▶ _Exercise_
Please return the whole listing exactly.

▶ _Provided material_
struct PipeEnv {
    const ProblemView& P;
    const PlanView& L;
    const CoopArgs& A;
    PipeShared& S;
    int n, m, f0, c0;
    int gt, tid;
    PipeSync X;
    double* tr;
    int trn, lm_count;
    bool has_fac;
    int fid;
    int gpos[12];
    double base[12], dirv[12], lov[12], hiv[12];
    double ox, oy;
    VarState lv, wv;

    __device__ void trace(int tag, double a, double b, double c) {
        if (tr != nullptr && X.wg == 0 && tid == 0) {
            if (trn < L.trace_cap) { double* r = tr + 4ll * trn; r[0] = (double)tag; r[1] = a; r[2] = b; r[3] = c; }
            ++trn;
        }
    }

    template <bool SLOPE>
    __device__ void eval_line(double a, double& f, double& s) {
        double fj = 0.0, sj = 0.0;
        if (has_fac) {
            double v[12];
            {
#pragma clang fp contract(off)
#pragma unroll
                for (int k = 0; k < 12; ++k) {
                    const double t = a * dirv[k];
                    v[k] = clampd(base[k] + t, lov[k], hiv[k]);
                }
            }
            if constexpr (SLOPE) {
                double g[12];
                fj = ba_eval_grad(v, ox, oy, g);
                double acc = 0.0;
#pragma unroll
                for (int k = 0; k < 12; ++k) acc = __builtin_fma(g[k], dirv[k], acc);
                sj = acc;
            } else {
                fj = ba_eval(v, ox, oy);
            }
        }
        f = fj; s = sj;
    }
    __device__ void load_base(const double* vec) {
        if (has_fac) {
            const int c = P.cam[fid], q = P.pt[fid];
            const int* sl = A.slot_li + 12ll * gt;
#pragma unroll
            for (int k = 0; k < 12; ++k) {
                const int v = k < 9 ? c + k : q + (k - 9);
                const int li = sl[k];
                if (li >= 0) { base[k] = vec[li]; lov[k] = P.lo[v]; hiv[k] = P.hi[v]; }
                else { base[k] = P.x[v]; lov[k] = -__builtin_inf(); hiv[k] = __builtin_inf(); }
                dirv[k] = 0.0;
            }
        }
    }
    __device__ void var_init(VarState& V, int li) {
        V.li = li;
        V.p = V.xi = V.g = V.h = V.xinit = 0.0; V.lo = V.hi = 0.0;
        if (li >= 0) {
            const int vid = L.free_vid[f0 + li];
            V.p = L.xstart[f0 + li]; V.xinit = V.p;
            V.lo = P.lo[vid]; V.hi = P.hi[vid];
        }
    }
    __device__ void init_vectors() {
        var_init(lv, gt >= 0 ? A.lane_var[gt] : -1);
        var_init(wv, gt >= 0 ? A.wave_var[gt >> 6] : -1);
        load_base(L.xstart + f0);
    }
    __device__ void gradient_to_xi() {
        const long long tg0 = coop_clock();
        if (has_fac) {
            double v[12], g[12];
#pragma unroll
            for (int k = 0; k < 12; ++k) v[k] = clampd(base[k], lov[k], hiv[k]);
            ba_eval_grad(v, ox, oy, g);
#pragma unroll
            for (int k = 0; k < 12; ++k)
                if (gpos[k] >= 0) store_f64<true>(L.gfac + gpos[k], g[k]);
        }
        const long long tg1 = coop_clock();
        X.barrier(S);
        const long long tg2 = coop_clock();
        const int* vp = L.v2s_ptr + f0;
        if (lv.li >= 0) lv.xi = run_sum_ordered<true, 32>(L.gfac, vp[lv.li], vp[lv.li + 1]);
        if (wv.li >= 0) wv.xi = wave_sum(run_sum_strided<true>(L.gfac, vp[wv.li], vp[wv.li + 1], tid & 63));
        X.tick(3, tg1 - tg0); X.tick(18, tg2 - tg1); X.tick(30, coop_clock() - tg2); X.tick(31, 1);
    }
    __device__ void publish_xi() {
        if (lv.li >= 0) store_f64<true>(A.xi_glob + lv.li, lv.xi);
        if (wv.li >= 0 && (tid & 63) == 0) store_f64<true>(A.xi_glob + wv.li, wv.xi);
        X.barrier(S);
    }
    __device__ void cg_start() {
        { const double t = -lv.xi; lv.g = t; lv.h = t; lv.xi = t; }
        { const double t = -wv.xi; wv.g = t; wv.h = t; wv.xi = t; }
        publish_xi();
    }
    template <bool FROM_GH>
    __device__ void line_begin(double gam) {
        if (has_fac) {
            const int* sl = A.slot_li + 12ll * gt;
            int li[12];
#pragma unroll
            for (int k = 0; k < 12; ++k) li[k] = sl[k];
            double d[12];
            if constexpr (FROM_GH) {
                const double* gb = L.ws + 5ll * f0;
#pragma unroll
                for (int k = 0; k < 12; ++k) d[k] = load_f64<true>(gb + (li[k] >= 0 ? li[k] : 0));
                {
#pragma clang fp contract(off)
#pragma unroll
                    for (int k = 0; k < 12; ++k) d[k] = d[k] + gam * dirv[k];
                }
            } else {
#pragma unroll
                for (int k = 0; k < 12; ++k) d[k] = load_f64<true>(A.xi_glob + (li[k] >= 0 ? li[k] : 0));
            }
#pragma unroll
            for (int k = 0; k < 12; ++k) dirv[k] = li[k] >= 0 ? d[k] : 0.0;
        }
        if (L.vdump != nullptr && lm_count < L.dump_iters) {
            double* d = L.vdump + 2ll * L.dump_iters * f0 + 2ll * lm_count * n;
            if (lv.li >= 0) { d[lv.li] = lv.p; d[n + lv.li] = lv.xi; }
            if (wv.li >= 0 && (tid & 63) == 0) { d[wv.li] = wv.p; d[n + wv.li] = wv.xi; }
        }
        ++lm_count;
    }
    __device__ void line_end(double amin) {
#pragma clang fp contract(off)
        { const double t = lv.xi * amin; lv.xi = t; lv.p = lv.p + t; }
        { const double t = wv.xi * amin; wv.xi = t; wv.p = wv.p + t; }
        if (has_fac) {
#pragma unroll
            for (int k = 0; k < 12; ++k) { const double t = dirv[k] * amin; base[k] = base[k] + t; }
        }
    }
    __device__ void cg_reduce_publish(double fp) {
        {
            double* gb = L.ws + 5ll * f0;
            if (lv.li >= 0) store_f64<true>(gb + lv.li, -lv.xi);
            if (wv.li >= 0 && (tid & 63) == 0) store_f64<true>(gb + wv.li, -wv.xi);
        }
        double a = 0.0, b = 0.0, t = 0.0;
        {
#pragma clang fp contract(off)
            const double den = fmax(fabs(fp), 1.0);
            if (lv.li >= 0) {
                t = fabs(lv.xi) * fmax(fabs(lv.p), 1.0) / den;
                a = lv.g * lv.g;
                b = (lv.xi + lv.g) * lv.xi;
            }
            if (wv.li >= 0 && (tid & 63) == 0) {
                t = fmax(t, fabs(wv.xi) * fmax(fabs(wv.p), 1.0) / den);
                a = a + wv.g * wv.g;
                b = b + (wv.xi + wv.g) * wv.xi;
            }
        }
        double v[3] = {a, b, t};
        X.publish<3, 1>(X.e, v, S.pub);
        ++X.e;
    }
    __device__ void cg_update(double gam) {
#pragma clang fp contract(off)
        { const double gn = -lv.xi; const double hn = gn + gam * lv.h; lv.g = gn; lv.h = hn; lv.xi = hn; }
        { const double gn = -wv.xi; const double hn = gn + gam * wv.h; wv.g = gn; wv.h = hn; wv.xi = hn; }
    }
    __device__ void write_back(const VarState& V, bool restore, bool writer) {
        if (V.li >= 0 && writer) {
            const double xf = clampd(restore ? V.xinit : V.p, V.lo, V.hi);
            P.x[L.free_vid[f0 + V.li]] = xf;
            L.xout[f0 + V.li] = xf;
        }
    }
};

▶ _Output below_
struct PipeEnv {
    const ProblemView& P;
    const PlanView& L;
    const CoopArgs& A;
    PipeShared& S;
    int n, m, f0, c0;
    int gt, tid;
    PipeSync X;
    double* tr;
    int trn, lm_count;
    bool has_fac;
    int fid;
    int gpos[12];
    double base[12], dirv[12], lov[12], hiv[12];
    double ox, oy;
    VarState lv, wv;

    __device__ void trace(int tag, double a, double b, double c) {
        if (tr != nullptr && X.wg == 0 && tid == 0) {
            if (trn < L.trace_cap) { double* r = tr + 4ll * trn; r[0] = (double)tag; r[1] = a; r[2] = b; r[3] = c; }
            ++trn;
        }
    }

    template <bool SLOPE>
    __device__ void eval_line(double a, double& f, double& s) {
        double fj = 0.0, sj = 0.0;
        if (has_fac) {
            double v[12];
            {
#pragma clang fp contract(off)
#pragma unroll
                for (int k = 0; k < 12; ++k) {
                    const double t = a * dirv[k];
                    v[k] = clampd(base[k] + t, lov[k], hiv[k]);
                }
            }
            if constexpr (SLOPE) {
                double g[12];
                fj = ba_eval_grad(v, ox, oy, g);
                double acc = 0.0;
#pragma unroll
                for (int k = 0; k < 12; ++k) acc = __builtin_fma(g[k], dirv[k], acc);
                sj = acc;
            } else {
                fj = ba_eval(v, ox, oy);
            }
        }
        f = fj; s = sj;
    }
    __device__ void load_base(const double* vec) {
        if (has_fac) {
            const int c = P.cam[fid], q = P.pt[fid];
            const int* sl = A.slot_li + 12ll * gt;
#pragma unroll
            for (int k = 0; k < 12; ++k) {
                const int v = k < 9 ? c + k : q + (k - 9);
                const int li = sl[k];
                if (li >= 0) { base[k] = vec[li]; lov[k] = P.lo[v]; hiv[k] = P.hi[v]; }
                else { base[k] = P.x[v]; lov[k] = -__builtin_inf(); hiv[k] = __builtin_inf(); }
                dirv[k] = 0.0;
            }
        }
    }
    __device__ void var_init(VarState& V, int li) {
        V.li = li;
        V.p = V.xi = V.g = V.h = V.xinit = 0.0; V.lo = V.hi = 0.0;
        if (li >= 0) {
            const int vid = L.free_vid[f0 + li];
            V.p = L.xstart[f0 + li]; V.xinit = V.p;
            V.lo = P.lo[vid]; V.hi = P.hi[vid];
        }
    }
    __device__ void init_vectors() {
        var_init(lv, gt >= 0 ? A.lane_var[gt] : -1);
        var_init(wv, gt >= 0 ? A.wave_var[gt >> 6] : -1);
        load_base(L.xstart + f0);
    }
    __device__ void gradient_to_xi() {
        const long long tg0 = coop_clock();
        if (has_fac) {
            double v[12], g[12];
#pragma unroll
            for (int k = 0; k < 12; ++k) v[k] = clampd(base[k], lov[k], hiv[k]);
            ba_eval_grad(v, ox, oy, g);
#pragma unroll
            for (int k = 0; k < 12; ++k)
                if (gpos[k] >= 0) store_f64<true>(L.gfac + gpos[k], g[k]);
        }
        const long long tg1 = coop_clock();
        X.barrier(S);
        const long long tg2 = coop_clock();
        const int* vp = L.v2s_ptr + f0;
        if (lv.li >= 0) lv.xi = run_sum_ordered<true, 32>(L.gfac, vp[lv.li], vp[lv.li + 1]);
        if (wv.li >= 0) wv.xi = wave_sum(run_sum_strided<true>(L.gfac, vp[wv.li], vp[wv.li + 1], tid & 63));
        X.tick(3, tg1 - tg0); X.tick(18, tg2 - tg1); X.tick(30, coop_clock() - tg2); X.tick(31, 1);
    }
    __device__ void publish_xi() {
        if (lv.li >= 0) store_f64<true>(A.xi_glob + lv.li, lv.xi);
        if (wv.li >= 0 && (tid & 63) == 0) store_f64<true>(A.xi_glob + wv.li, wv.xi);
        X.barrier(S);
    }
    __device__ void cg_start() {
        { const double t = -lv.xi; lv.g = t; lv.h = t; lv.xi = t; }
        { const double t = -wv.xi; wv.g = t; wv.h = t; wv.xi = t; }
        publish_xi();
    }
    template <bool FROM_GH>
    __device__ void line_begin(double gam) {
        if (has_fac) {
            const int* sl = A.slot_li + 12ll * gt;
            int li[12];
#pragma unroll
            for (int k = 0; k < 12; ++k) li[k] = sl[k];
            double d[12];
            if constexpr (FROM_GH) {
                const double* gb = L.ws + 5ll * f0;
#pragma unroll
                for (int k = 0; k < 12; ++k) d[k] = load_f64<true>(gb + (li[k] >= 0 ? li[k] : 0));
                {
#pragma clang fp contract(off)
#pragma unroll
                    for (int k = 0; k < 12; ++k) d[k] = d[k] + gam * dirv[k];
                }
            } else {
#pragma unroll
                for (int k = 0; k < 12; ++k) d[k] = load_f64<true>(A.xi_glob + (li[k] >= 0 ? li[k] : 0));
            }
#pragma unroll
            for (int k = 0; k < 12; ++k) dirv[k] = li[k] >= 0 ? d[k] : 0.0;
        }
        if (L.vdump != nullptr && lm_count < L.dump_iters) {
            double* d = L.vdump + 2ll * L.dump_iters * f0 + 2ll * lm_count * n;
            if (lv.li >= 0) { d[lv.li] = lv.p; d[n + lv.li] = lv.xi; }
            if (wv.li >= 0 && (tid & 63) == 0) { d[wv.li] = wv.p; d[n + wv.li] = wv.xi; }
        }
        ++lm_count;
    }
    __device__ void line_end(double amin) {
#pragma clang fp contract(off)
        { const double t = lv.xi * amin; lv.xi = t; lv.p = lv.p + t; }
        { const double t = wv.xi * amin; wv.xi = t; wv.p = wv.p + t; }
        if (has_fac) {
#pragma unroll
            for (int k = 0; k < 12; ++k) { const double t = dirv[k] * amin; base[k] = base[k] + t; }
        }
    }
    __device__ void cg_reduce_publish(double fp) {
        {
            double* gb = L.ws + 5ll * f0;
            if (lv.li >= 0) store_f64<true>(gb + lv.li, -lv.xi);
            if (wv.li >= 0 && (tid & 63) == 0) store_f64<true>(gb + wv.li, -wv.xi);
        }
        double a = 0.0, b = 0.0, t = 0.0;
        {
#pragma clang fp contract(off)
            const double den = fmax(fabs(fp), 1.0);
            if (lv.li >= 0) {
                t = fabs(lv.xi) * fmax(fabs(lv.p), 1.0) / den;
                a = lv.g * lv.g;
                b = (lv.xi + lv.g) * lv.xi;
            }
            if (wv.li >= 0 && (tid & 63) == 0) {
                t = fmax(t, fabs(wv.xi) * fmax(fabs(wv.p), 1.0) / den);
                a = a + wv.g * wv.g;
                b = b + (wv.xi + wv.g) * wv.xi;
            }
        }
        double v[3] = {a, b, t};
        X.publish<3, 1>(X.e, v, S.pub);
        ++X.e;
    }
    __device__ void cg_update(double gam) {
#pragma clang fp contract(off)
        { const double gn = -lv.xi; const double hn = gn + gam * lv.h; lv.g = gn; lv.h = hn; lv.xi = hn; }
        { const double gn = -wv.xi; const double hn = gn + gam * wv.h; wv.g = gn; wv.h = hn; wv.xi = hn; }
    }
    __device__ void write_back(const VarState& V, bool restore, bool writer) {
        if (V.li >= 0 && writer) {
            const double xf = clampd(restore ? V.xinit : V.p, V.lo, V.hi);
            P.x[L.free_vid[f0 + V.li]] = xf;
            L.xout[f0 + V.li] = xf;
        }
    }
};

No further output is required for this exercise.